**What the task requires**
In the entries below, find each line with the string "nullptr" and copy it.

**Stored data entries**
*** Block opens ***
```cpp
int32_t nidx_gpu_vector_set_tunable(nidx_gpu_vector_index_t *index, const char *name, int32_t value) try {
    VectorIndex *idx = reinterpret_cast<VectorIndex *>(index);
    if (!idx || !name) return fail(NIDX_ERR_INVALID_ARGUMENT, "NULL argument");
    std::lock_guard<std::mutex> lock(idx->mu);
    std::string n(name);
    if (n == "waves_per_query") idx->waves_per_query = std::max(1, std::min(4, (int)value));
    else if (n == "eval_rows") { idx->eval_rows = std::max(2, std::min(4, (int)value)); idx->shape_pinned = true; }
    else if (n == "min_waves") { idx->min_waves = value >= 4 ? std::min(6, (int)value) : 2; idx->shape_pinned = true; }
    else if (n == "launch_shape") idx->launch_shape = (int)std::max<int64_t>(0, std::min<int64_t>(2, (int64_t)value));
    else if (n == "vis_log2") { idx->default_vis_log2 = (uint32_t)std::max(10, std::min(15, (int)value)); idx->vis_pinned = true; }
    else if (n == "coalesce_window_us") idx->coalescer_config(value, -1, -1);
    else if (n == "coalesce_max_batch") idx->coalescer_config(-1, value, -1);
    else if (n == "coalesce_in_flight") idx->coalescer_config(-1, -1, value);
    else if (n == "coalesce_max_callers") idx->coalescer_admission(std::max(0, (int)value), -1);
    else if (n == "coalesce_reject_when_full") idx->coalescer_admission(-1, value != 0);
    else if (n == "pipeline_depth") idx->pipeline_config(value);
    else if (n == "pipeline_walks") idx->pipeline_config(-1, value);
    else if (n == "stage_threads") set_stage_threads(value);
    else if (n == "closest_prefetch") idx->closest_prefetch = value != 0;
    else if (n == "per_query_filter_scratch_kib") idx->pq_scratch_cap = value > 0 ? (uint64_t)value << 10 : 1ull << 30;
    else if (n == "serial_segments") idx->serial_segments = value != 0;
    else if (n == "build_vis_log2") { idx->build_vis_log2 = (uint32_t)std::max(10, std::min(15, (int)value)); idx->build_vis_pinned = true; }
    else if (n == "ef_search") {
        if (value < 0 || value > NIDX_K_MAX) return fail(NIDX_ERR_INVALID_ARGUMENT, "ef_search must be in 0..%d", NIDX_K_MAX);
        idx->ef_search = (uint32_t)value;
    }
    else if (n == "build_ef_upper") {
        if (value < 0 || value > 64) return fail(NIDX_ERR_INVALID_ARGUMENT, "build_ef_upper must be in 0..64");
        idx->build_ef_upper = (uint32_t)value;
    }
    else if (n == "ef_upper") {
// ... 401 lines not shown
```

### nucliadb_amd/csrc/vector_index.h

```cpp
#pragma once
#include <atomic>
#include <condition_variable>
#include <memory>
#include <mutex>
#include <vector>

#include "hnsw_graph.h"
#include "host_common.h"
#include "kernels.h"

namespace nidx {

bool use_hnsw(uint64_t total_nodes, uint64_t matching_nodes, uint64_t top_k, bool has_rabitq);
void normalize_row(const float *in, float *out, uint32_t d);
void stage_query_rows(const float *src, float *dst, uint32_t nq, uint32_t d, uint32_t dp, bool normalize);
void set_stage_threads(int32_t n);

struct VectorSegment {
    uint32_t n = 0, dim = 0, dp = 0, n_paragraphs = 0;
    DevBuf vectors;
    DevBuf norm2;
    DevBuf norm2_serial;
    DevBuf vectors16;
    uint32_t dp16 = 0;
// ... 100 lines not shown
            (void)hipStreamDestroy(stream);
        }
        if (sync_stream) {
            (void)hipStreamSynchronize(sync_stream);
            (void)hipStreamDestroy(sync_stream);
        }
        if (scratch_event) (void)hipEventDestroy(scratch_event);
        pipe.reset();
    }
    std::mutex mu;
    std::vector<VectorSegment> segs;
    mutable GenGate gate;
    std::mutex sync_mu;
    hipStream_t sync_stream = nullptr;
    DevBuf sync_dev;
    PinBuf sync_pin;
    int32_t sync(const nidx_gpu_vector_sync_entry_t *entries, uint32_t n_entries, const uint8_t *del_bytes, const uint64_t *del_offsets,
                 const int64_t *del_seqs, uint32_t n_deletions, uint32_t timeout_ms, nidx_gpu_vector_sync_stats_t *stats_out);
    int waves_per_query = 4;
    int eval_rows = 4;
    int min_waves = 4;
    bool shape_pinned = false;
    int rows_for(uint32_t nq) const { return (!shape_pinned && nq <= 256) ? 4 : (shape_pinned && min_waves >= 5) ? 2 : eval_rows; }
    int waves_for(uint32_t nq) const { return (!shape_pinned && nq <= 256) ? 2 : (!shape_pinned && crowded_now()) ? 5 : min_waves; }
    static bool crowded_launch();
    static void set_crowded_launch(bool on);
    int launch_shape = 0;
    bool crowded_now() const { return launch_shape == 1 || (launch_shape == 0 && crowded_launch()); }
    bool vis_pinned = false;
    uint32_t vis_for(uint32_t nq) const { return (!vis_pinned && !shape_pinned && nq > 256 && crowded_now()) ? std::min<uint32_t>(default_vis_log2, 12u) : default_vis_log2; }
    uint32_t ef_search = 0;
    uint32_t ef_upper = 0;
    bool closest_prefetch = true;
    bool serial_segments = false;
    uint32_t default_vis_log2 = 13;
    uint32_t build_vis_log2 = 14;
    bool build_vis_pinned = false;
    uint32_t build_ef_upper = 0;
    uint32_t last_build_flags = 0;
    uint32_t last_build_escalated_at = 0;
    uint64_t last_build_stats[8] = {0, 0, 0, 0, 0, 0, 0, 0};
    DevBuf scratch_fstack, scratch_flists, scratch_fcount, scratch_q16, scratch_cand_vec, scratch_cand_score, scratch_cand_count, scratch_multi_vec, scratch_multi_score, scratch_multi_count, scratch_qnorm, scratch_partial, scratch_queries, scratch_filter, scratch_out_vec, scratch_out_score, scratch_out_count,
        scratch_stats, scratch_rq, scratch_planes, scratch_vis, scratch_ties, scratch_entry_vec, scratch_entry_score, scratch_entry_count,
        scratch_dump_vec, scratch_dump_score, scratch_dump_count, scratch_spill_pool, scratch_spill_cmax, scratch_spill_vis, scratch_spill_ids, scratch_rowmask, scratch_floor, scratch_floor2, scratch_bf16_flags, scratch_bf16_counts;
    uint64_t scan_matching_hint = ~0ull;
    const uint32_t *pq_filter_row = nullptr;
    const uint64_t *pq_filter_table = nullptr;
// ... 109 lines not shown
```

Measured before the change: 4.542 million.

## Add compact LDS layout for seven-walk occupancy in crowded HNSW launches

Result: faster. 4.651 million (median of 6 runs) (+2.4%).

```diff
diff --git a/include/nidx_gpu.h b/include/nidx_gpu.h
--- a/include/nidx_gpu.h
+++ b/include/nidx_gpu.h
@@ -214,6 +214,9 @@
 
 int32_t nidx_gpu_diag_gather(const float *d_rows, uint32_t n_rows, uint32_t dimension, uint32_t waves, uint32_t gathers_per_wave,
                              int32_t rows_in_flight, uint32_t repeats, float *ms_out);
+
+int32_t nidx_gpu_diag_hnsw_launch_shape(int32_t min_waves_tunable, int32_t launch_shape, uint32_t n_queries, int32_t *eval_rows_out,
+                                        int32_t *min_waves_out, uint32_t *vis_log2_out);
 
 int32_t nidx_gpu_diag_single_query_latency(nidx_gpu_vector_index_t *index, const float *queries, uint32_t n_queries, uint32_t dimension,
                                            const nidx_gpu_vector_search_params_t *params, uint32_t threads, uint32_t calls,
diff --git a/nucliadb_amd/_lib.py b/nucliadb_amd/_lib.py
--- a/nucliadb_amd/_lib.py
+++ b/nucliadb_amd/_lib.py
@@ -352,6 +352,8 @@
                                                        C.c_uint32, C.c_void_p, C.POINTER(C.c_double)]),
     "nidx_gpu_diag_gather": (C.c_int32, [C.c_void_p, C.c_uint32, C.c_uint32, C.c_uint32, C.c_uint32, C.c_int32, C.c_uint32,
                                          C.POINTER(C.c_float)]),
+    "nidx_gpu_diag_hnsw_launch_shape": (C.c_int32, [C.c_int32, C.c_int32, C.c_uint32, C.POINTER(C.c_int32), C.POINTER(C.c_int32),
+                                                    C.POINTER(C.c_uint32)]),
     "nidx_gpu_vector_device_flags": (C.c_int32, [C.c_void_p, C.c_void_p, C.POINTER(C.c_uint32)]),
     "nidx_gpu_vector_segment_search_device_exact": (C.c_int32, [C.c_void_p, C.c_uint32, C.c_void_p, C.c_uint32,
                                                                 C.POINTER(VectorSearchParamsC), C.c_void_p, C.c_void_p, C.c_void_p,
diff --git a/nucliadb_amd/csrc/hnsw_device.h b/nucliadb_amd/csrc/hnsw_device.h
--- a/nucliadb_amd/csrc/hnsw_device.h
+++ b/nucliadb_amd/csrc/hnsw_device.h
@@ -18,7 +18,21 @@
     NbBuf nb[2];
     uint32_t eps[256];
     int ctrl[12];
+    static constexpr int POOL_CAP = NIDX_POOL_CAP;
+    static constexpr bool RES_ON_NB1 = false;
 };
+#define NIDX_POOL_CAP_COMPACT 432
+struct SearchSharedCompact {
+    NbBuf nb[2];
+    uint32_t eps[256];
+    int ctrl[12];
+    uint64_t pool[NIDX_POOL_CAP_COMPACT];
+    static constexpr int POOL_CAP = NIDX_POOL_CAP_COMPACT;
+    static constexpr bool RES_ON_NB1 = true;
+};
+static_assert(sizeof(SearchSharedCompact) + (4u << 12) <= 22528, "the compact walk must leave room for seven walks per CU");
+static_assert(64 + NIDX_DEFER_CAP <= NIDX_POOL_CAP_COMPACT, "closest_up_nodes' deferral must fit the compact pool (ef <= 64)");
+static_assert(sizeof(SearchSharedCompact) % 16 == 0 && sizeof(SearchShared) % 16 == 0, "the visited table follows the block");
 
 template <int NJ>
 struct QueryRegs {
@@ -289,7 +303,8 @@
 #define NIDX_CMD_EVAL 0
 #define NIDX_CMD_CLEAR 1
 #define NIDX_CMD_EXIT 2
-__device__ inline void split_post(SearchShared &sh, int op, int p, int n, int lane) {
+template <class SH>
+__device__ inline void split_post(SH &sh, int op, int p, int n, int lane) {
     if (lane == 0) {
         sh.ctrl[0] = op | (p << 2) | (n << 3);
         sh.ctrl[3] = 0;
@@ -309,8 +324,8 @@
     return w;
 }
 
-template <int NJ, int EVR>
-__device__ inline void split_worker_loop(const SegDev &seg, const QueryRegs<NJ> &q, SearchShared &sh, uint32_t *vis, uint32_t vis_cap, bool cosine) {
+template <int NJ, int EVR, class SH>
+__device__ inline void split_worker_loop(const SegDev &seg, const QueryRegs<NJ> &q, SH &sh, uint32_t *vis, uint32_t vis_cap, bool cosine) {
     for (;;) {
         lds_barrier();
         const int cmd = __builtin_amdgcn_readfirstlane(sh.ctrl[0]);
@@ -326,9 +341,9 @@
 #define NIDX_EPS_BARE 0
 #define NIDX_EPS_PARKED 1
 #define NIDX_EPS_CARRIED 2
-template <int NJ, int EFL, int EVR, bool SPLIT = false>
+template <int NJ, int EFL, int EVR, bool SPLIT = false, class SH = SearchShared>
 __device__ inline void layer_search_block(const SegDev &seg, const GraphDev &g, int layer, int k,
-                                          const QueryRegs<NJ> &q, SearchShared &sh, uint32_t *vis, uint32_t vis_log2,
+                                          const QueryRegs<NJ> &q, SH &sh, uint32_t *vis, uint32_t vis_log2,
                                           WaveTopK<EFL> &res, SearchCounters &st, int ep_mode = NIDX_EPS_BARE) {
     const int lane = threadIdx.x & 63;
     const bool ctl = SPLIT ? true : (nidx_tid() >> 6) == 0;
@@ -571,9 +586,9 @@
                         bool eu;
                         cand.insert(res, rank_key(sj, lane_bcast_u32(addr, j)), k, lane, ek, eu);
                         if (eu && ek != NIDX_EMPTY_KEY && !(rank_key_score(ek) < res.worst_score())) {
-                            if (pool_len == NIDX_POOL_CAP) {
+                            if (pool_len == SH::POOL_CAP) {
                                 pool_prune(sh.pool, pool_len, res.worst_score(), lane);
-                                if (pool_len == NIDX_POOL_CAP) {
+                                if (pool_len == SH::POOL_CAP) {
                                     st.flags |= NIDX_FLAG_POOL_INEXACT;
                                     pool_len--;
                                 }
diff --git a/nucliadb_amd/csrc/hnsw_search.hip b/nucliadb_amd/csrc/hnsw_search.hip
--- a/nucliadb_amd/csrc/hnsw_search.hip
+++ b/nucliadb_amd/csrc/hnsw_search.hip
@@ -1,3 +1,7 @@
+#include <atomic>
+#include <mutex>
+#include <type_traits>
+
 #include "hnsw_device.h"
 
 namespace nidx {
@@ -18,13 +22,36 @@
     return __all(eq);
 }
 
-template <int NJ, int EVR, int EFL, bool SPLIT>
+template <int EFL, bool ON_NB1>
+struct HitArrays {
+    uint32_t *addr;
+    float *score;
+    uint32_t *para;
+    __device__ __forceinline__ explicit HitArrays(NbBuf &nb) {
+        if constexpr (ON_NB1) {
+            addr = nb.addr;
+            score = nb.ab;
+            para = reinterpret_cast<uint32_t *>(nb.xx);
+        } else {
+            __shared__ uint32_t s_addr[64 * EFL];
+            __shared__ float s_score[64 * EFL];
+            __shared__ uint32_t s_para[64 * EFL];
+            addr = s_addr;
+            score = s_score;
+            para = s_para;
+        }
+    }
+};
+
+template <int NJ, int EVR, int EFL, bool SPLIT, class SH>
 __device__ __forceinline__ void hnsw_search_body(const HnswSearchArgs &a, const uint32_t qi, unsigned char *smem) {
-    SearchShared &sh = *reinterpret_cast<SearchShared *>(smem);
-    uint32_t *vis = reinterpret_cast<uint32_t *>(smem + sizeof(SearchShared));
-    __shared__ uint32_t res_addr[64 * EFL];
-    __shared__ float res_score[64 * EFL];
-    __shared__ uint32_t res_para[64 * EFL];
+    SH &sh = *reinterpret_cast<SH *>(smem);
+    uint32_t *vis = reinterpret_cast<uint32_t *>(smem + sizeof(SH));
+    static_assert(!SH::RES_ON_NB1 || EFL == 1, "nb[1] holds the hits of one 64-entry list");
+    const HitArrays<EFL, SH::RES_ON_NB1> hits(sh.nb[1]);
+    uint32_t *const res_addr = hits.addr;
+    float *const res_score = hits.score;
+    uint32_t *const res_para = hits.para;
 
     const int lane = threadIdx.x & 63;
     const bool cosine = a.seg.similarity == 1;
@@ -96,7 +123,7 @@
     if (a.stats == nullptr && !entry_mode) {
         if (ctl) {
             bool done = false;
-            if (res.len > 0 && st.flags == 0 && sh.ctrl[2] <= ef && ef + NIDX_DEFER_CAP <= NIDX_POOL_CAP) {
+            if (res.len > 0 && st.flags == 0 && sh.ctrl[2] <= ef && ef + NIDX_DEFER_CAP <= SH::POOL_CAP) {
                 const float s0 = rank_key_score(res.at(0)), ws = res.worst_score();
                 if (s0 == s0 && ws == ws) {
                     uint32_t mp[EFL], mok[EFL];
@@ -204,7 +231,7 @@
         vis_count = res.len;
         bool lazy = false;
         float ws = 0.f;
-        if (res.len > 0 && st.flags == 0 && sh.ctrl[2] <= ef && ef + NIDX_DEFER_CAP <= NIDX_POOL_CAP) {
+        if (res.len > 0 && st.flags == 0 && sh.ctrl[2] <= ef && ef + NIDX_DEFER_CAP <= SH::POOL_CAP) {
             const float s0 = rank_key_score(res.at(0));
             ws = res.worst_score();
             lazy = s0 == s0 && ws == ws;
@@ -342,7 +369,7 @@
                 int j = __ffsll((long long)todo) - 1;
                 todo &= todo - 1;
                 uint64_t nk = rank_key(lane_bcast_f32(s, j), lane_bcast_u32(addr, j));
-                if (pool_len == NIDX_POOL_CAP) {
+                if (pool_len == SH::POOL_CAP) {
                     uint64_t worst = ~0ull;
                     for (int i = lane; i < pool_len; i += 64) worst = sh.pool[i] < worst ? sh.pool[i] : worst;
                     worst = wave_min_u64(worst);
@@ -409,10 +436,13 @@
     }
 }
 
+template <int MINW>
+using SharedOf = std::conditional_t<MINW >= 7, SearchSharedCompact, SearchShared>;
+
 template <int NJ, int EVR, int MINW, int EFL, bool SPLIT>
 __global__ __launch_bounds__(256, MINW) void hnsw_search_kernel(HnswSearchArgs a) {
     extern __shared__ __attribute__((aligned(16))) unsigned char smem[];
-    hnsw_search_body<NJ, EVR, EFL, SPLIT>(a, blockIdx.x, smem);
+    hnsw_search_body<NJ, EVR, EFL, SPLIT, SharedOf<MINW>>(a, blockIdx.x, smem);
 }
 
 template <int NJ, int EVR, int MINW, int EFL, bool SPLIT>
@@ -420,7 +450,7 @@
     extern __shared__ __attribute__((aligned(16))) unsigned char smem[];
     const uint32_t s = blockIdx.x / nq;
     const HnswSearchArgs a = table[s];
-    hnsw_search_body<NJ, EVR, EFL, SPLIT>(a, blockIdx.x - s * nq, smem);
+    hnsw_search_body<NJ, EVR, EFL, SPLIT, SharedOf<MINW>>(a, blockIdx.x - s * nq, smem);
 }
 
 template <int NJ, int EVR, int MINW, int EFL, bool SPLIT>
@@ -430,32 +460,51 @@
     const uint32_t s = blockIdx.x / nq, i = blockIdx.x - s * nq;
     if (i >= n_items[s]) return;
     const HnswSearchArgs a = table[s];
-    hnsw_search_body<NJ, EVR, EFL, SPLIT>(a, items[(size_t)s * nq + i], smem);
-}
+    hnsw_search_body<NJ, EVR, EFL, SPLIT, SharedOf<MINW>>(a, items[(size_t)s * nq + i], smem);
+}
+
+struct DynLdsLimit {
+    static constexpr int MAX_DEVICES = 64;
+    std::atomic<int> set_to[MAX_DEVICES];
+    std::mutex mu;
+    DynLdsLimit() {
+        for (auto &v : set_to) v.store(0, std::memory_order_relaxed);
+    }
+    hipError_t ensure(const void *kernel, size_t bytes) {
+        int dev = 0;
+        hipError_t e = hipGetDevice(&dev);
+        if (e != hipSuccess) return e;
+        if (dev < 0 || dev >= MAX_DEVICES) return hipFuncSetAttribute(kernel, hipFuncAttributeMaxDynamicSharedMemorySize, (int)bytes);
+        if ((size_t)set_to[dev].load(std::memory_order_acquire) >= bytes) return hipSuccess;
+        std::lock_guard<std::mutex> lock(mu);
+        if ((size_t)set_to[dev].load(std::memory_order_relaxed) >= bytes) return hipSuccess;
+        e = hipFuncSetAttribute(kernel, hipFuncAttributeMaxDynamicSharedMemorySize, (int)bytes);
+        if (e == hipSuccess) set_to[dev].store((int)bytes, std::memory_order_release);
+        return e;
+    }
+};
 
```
*** Block closes ***
**Solution below**
    hipStream_t sync_stream = nullptr;
    const uint32_t *pq_filter_row = nullptr;
    const uint64_t *pq_filter_table = nullptr;
     if (a.stats == nullptr && !entry_mode) {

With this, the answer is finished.